▶ **Exercise description**
Copy out all lines of the records in which the word "true" appears.

[Collected data entries]
----

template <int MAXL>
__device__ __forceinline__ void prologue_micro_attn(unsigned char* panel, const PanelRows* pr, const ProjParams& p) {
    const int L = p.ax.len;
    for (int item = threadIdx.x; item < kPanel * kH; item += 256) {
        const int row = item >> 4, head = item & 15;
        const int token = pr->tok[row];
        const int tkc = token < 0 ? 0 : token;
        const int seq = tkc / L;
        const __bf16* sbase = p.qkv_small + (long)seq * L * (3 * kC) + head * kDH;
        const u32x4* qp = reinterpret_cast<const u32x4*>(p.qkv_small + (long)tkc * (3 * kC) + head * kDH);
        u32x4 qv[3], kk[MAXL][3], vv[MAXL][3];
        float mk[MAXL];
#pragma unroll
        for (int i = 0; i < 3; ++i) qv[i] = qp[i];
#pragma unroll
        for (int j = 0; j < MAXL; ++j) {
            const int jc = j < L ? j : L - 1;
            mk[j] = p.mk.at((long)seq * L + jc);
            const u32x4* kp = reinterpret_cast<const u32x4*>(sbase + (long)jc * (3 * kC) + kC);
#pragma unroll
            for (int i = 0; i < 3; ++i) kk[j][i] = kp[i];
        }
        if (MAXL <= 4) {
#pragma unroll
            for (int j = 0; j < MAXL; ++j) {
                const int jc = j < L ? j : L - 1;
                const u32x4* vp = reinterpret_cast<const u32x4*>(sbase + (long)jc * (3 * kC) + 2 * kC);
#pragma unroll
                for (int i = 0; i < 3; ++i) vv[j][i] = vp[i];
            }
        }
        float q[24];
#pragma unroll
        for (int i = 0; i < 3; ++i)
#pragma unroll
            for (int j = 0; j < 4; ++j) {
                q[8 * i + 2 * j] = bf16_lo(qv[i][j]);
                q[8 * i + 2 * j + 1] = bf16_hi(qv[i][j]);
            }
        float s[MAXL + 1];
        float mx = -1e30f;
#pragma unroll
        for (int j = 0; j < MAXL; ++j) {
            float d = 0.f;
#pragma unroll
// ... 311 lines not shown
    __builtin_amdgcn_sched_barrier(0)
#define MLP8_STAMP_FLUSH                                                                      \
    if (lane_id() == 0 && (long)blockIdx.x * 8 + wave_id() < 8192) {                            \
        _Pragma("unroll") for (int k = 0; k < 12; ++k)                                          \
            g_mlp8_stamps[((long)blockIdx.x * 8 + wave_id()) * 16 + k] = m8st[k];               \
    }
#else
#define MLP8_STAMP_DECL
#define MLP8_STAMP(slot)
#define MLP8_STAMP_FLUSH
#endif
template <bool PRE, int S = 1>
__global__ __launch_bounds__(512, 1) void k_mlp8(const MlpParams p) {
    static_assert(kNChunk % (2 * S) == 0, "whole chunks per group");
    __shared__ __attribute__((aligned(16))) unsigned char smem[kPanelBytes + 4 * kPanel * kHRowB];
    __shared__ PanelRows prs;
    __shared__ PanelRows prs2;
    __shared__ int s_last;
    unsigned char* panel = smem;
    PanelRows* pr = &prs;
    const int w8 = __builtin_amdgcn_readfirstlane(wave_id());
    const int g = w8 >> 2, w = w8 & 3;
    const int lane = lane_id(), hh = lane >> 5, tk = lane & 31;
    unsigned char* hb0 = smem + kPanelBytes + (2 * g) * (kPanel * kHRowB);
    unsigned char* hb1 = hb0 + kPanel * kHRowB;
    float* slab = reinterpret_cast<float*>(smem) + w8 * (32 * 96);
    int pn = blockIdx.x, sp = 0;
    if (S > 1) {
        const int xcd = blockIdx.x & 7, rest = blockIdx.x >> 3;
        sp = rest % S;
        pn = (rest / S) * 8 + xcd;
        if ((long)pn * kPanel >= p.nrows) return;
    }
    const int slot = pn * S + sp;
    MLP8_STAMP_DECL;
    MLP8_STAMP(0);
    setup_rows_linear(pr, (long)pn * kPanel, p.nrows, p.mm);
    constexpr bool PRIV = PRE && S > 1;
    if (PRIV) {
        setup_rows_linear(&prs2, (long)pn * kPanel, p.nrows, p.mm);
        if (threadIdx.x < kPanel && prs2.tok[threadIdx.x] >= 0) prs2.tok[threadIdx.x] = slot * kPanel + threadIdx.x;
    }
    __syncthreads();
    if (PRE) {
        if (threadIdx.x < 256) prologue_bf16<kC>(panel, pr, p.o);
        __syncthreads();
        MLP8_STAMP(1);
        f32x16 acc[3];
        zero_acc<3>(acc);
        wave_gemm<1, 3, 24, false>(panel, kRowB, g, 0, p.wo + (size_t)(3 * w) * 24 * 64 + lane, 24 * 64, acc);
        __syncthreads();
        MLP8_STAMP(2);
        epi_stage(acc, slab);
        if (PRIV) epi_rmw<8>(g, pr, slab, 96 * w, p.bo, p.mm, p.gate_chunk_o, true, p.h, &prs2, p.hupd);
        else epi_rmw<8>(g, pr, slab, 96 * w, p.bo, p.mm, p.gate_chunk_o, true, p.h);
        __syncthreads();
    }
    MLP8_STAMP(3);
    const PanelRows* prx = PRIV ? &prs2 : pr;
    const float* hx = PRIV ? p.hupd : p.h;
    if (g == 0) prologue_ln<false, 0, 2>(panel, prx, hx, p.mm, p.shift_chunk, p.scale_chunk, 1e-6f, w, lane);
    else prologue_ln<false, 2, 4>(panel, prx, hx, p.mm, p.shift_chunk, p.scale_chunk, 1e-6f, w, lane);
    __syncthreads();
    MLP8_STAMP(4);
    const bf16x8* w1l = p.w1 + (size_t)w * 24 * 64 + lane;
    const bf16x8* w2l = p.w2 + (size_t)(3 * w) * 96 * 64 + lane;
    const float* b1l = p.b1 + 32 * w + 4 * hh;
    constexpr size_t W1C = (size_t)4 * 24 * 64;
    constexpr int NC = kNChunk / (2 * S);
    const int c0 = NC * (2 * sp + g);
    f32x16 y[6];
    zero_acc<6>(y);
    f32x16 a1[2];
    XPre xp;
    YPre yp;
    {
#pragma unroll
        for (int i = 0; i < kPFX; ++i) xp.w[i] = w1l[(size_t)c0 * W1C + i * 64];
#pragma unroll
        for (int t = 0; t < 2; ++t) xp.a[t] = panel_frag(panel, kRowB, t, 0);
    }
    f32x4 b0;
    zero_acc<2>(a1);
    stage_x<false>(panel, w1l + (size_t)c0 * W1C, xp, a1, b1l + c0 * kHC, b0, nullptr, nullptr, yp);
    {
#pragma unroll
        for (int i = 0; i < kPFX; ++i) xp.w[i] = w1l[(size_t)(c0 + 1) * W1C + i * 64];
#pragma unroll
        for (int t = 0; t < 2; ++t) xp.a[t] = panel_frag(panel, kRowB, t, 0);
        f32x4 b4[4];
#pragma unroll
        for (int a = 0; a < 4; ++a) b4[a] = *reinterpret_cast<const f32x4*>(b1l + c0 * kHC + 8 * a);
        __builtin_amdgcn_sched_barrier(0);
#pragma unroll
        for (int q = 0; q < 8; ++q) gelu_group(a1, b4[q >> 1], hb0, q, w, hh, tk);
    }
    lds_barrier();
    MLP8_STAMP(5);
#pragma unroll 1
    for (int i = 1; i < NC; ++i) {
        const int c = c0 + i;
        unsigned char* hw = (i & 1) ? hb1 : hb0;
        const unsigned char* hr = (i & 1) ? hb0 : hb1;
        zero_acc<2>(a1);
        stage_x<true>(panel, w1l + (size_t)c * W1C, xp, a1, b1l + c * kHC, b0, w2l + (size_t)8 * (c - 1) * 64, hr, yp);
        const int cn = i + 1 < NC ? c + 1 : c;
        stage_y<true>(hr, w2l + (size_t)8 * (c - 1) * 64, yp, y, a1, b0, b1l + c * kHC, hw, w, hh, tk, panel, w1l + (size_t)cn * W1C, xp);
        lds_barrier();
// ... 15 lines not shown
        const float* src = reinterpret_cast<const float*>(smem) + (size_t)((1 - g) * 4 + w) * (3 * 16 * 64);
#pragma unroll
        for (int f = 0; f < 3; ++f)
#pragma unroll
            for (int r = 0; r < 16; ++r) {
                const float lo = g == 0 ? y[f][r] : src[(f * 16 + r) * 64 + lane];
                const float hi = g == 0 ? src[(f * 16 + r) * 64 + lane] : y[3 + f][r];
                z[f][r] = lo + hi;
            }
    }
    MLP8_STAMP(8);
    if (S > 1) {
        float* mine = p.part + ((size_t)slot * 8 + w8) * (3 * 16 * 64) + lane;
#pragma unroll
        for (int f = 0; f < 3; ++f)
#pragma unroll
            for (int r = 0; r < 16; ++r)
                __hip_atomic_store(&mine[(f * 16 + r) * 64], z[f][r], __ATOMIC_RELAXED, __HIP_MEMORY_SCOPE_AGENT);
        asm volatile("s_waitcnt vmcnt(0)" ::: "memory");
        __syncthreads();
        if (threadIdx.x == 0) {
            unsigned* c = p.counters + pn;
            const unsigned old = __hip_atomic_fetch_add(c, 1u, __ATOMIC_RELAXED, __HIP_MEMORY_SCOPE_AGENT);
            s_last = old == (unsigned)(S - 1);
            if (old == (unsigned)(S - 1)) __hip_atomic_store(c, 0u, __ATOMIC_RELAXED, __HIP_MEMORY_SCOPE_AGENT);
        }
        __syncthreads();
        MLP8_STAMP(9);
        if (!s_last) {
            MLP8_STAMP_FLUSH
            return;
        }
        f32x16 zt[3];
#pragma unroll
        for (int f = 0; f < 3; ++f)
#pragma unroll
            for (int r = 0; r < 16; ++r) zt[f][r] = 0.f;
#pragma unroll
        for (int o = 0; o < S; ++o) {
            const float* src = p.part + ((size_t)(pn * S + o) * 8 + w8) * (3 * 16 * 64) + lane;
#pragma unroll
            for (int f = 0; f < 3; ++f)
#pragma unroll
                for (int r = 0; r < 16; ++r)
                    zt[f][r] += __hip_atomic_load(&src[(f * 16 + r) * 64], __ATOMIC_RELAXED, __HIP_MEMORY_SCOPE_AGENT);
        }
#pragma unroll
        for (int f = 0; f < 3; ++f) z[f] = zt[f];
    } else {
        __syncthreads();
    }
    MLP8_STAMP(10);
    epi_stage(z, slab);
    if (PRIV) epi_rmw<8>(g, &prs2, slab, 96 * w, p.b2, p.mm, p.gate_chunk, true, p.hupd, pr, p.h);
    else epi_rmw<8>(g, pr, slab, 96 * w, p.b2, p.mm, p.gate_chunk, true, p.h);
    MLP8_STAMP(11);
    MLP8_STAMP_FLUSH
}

----

▶ **Answer for this exercise**
        if (PRIV) epi_rmw<8>(g, pr, slab, 96 * w, p.bo, p.mm, p.gate_chunk_o, true, p.h, &prs2, p.hupd);
        else epi_rmw<8>(g, pr, slab, 96 * w, p.bo, p.mm, p.gate_chunk_o, true, p.h);
        stage_x<true>(panel, w1l + (size_t)c * W1C, xp, a1, b1l + c * kHC, b0, w2l + (size_t)8 * (c - 1) * 64, hr, yp);
        stage_y<true>(hr, w2l + (size_t)8 * (c - 1) * 64, yp, y, a1, b0, b1l + c * kHC, hw, w, hh, tk, panel, w1l + (size_t)cn * W1C, xp);
    if (PRIV) epi_rmw<8>(g, &prs2, slab, 96 * w, p.b2, p.mm, p.gate_chunk, true, p.hupd, pr, p.h);
    else epi_rmw<8>(g, pr, slab, 96 * w, p.b2, p.mm, p.gate_chunk, true, p.h);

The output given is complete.